- What you should do -
For each line in the data that includes "mods", make a copy.

(Stored items)
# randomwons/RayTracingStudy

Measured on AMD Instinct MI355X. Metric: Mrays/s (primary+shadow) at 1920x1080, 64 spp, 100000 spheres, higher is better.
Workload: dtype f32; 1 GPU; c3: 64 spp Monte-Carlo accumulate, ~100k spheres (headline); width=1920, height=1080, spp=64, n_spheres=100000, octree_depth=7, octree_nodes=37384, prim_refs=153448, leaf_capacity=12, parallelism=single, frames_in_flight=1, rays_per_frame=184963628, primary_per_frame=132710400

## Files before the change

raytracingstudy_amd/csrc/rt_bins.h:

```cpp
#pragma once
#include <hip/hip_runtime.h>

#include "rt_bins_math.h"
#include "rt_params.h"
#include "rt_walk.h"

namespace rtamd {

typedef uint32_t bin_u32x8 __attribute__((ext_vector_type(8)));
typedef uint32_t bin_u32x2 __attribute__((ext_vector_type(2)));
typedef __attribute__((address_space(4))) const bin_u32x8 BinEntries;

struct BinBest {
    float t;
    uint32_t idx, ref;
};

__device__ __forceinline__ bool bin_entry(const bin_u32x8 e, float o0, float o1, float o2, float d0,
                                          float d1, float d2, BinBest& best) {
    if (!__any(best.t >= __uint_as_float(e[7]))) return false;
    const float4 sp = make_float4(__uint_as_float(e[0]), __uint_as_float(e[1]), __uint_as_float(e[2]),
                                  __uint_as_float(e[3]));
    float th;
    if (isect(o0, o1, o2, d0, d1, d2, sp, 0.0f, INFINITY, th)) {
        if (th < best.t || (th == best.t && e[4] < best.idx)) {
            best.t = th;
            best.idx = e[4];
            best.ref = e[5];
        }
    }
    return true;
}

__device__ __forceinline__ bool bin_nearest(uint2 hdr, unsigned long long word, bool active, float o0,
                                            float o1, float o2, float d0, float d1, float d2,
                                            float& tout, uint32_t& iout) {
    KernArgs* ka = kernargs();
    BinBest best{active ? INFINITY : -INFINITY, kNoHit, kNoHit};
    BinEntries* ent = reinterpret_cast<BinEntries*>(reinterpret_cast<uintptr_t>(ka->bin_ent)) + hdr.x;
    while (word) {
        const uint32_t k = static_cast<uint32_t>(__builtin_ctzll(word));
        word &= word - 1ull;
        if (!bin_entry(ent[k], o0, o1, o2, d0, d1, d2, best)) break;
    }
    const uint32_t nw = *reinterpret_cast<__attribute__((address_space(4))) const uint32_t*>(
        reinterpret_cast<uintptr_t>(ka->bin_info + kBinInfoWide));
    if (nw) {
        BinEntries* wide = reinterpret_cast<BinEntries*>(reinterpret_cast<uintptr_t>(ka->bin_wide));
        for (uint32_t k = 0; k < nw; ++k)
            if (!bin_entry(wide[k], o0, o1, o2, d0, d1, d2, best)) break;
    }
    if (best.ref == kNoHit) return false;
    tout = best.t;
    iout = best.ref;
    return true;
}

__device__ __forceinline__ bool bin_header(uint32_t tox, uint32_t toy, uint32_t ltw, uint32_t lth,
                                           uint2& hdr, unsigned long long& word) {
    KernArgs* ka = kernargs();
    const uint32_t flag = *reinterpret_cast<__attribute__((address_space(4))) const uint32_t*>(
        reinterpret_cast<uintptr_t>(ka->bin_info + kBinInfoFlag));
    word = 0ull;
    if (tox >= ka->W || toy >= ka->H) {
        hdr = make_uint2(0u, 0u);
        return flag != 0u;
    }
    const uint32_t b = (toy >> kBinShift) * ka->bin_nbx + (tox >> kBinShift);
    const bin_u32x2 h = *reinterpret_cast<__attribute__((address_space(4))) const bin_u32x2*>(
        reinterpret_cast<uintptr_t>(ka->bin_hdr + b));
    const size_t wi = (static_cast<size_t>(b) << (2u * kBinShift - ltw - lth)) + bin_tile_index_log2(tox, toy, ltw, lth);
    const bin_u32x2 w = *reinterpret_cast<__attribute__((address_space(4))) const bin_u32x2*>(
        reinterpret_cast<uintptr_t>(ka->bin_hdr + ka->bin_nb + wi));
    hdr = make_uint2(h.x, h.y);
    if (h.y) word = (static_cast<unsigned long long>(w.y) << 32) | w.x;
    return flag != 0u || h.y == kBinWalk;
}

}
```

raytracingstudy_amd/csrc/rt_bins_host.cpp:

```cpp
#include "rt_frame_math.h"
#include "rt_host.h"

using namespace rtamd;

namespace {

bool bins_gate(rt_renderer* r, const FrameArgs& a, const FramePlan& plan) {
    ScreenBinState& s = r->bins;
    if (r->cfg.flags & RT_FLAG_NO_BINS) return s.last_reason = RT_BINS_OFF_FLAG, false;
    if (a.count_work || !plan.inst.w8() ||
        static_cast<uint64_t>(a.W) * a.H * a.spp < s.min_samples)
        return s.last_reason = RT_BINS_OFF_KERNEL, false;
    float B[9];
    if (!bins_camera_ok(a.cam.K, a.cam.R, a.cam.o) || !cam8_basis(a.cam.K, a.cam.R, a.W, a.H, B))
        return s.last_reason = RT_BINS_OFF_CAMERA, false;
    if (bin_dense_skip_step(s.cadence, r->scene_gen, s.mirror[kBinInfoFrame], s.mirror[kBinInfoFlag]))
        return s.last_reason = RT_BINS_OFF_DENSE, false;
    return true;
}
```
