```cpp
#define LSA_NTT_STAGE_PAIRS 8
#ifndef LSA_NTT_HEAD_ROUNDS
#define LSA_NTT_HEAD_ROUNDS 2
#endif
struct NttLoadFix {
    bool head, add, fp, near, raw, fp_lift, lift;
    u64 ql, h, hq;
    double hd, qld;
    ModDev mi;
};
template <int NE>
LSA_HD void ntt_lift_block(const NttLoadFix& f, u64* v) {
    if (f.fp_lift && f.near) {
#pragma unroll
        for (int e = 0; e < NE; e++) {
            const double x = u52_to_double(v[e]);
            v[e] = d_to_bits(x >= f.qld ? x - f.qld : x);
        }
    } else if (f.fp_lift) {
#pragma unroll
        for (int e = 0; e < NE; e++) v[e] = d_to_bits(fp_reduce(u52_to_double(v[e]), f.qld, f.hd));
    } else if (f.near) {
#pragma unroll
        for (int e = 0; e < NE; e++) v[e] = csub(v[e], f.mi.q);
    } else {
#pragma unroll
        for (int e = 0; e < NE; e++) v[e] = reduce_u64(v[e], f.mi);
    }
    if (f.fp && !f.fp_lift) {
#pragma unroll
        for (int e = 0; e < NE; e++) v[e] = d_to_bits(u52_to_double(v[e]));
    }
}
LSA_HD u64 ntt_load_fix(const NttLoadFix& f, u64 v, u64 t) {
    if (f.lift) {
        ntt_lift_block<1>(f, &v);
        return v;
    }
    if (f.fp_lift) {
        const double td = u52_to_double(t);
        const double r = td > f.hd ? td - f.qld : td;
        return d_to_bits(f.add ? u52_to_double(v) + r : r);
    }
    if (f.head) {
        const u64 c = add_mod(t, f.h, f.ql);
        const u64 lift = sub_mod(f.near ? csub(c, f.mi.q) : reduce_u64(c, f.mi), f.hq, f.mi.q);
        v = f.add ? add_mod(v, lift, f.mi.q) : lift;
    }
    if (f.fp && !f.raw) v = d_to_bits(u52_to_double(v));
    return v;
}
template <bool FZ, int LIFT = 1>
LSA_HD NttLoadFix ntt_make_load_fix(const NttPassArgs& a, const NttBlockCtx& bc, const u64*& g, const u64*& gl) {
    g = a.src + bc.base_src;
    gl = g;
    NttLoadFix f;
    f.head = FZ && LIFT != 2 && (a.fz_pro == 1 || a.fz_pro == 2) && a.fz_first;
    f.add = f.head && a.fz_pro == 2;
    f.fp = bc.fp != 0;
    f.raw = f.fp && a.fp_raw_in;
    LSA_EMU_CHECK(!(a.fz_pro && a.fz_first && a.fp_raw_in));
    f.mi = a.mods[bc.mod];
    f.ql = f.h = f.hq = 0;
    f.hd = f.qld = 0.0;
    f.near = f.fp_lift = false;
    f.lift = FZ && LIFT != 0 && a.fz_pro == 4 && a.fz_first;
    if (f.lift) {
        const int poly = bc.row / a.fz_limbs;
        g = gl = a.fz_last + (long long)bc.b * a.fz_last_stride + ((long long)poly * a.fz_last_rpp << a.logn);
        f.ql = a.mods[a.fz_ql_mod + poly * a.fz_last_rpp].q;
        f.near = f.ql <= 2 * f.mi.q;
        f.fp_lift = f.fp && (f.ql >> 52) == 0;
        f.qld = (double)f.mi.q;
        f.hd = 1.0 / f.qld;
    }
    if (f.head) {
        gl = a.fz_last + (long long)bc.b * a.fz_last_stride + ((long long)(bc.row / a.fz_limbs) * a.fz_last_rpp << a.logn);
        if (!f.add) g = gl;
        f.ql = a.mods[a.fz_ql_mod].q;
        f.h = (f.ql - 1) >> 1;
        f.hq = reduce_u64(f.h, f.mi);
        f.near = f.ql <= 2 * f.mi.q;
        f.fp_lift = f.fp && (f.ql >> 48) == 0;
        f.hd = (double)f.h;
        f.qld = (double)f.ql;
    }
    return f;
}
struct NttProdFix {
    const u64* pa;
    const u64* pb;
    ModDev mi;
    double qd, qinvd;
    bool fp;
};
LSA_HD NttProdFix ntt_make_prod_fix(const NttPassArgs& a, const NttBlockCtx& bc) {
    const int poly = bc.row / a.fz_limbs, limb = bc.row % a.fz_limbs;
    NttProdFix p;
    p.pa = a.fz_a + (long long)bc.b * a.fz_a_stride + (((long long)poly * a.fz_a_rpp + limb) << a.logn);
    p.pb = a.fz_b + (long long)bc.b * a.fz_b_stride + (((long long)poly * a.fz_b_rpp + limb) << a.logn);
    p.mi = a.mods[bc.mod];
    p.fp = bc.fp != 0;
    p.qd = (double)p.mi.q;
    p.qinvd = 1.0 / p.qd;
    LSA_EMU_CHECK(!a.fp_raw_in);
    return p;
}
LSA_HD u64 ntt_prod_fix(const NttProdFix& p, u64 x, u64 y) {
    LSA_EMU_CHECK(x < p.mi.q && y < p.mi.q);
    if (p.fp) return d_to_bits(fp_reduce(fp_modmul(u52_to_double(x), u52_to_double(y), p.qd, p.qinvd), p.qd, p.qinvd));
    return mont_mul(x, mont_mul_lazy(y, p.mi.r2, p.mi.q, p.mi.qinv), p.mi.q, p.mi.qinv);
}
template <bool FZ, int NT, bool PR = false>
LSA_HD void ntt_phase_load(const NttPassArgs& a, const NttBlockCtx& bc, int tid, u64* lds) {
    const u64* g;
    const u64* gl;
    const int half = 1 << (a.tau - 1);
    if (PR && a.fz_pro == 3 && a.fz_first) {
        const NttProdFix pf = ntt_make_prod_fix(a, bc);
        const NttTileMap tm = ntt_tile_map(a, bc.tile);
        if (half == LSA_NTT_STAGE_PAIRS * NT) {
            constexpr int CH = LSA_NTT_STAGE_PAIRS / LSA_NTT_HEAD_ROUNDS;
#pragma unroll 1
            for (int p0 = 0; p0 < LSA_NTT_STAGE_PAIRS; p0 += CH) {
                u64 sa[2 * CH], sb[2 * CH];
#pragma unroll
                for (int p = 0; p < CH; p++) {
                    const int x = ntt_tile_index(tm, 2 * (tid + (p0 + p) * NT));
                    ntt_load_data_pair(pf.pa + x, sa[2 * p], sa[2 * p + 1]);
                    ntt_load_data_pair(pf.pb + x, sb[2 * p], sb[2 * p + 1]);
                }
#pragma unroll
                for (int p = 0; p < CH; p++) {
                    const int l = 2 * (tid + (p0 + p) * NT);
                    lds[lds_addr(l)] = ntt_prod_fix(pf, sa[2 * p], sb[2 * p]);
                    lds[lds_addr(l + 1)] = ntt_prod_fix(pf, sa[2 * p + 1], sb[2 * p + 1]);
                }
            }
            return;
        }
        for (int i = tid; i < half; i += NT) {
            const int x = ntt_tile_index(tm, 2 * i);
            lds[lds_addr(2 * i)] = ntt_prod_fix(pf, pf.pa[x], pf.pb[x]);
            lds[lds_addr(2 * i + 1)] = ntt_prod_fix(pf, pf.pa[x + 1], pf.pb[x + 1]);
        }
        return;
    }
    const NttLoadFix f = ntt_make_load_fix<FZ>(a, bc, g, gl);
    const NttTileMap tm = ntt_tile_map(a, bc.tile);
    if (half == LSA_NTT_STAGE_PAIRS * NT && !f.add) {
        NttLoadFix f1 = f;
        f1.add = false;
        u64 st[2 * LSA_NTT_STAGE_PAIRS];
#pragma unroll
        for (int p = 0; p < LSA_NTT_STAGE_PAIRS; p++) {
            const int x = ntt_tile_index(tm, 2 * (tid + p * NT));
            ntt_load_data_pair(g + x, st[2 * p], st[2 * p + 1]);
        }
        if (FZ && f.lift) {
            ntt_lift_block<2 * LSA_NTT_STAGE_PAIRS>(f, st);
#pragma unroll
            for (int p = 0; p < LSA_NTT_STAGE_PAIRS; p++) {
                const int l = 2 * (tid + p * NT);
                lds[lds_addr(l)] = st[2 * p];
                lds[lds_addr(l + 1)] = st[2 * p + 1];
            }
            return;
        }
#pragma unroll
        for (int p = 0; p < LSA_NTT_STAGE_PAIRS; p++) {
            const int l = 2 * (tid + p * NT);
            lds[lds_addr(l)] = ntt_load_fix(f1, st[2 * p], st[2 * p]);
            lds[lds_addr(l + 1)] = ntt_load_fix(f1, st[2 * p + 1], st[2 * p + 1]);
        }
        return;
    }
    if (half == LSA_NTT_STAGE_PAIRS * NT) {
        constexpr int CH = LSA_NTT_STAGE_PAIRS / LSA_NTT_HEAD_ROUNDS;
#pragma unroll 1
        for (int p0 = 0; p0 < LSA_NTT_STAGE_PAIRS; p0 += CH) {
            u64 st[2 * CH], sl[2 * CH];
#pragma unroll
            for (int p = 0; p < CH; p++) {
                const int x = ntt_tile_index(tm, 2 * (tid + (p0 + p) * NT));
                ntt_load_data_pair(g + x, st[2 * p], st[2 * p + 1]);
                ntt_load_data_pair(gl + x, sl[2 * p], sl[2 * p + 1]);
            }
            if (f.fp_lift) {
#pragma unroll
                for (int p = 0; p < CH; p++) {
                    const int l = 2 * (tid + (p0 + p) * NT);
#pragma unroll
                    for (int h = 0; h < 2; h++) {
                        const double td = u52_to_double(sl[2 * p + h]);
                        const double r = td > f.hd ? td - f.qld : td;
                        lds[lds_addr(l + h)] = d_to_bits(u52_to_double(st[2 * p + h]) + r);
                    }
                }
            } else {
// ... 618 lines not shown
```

- Answer for the task -
    f.mi = a.mods[bc.mod];
        f.ql = a.mods[a.fz_ql_mod + poly * a.fz_last_rpp].q;
        f.ql = a.mods[a.fz_ql_mod].q;
    p.mi = a.mods[bc.mod];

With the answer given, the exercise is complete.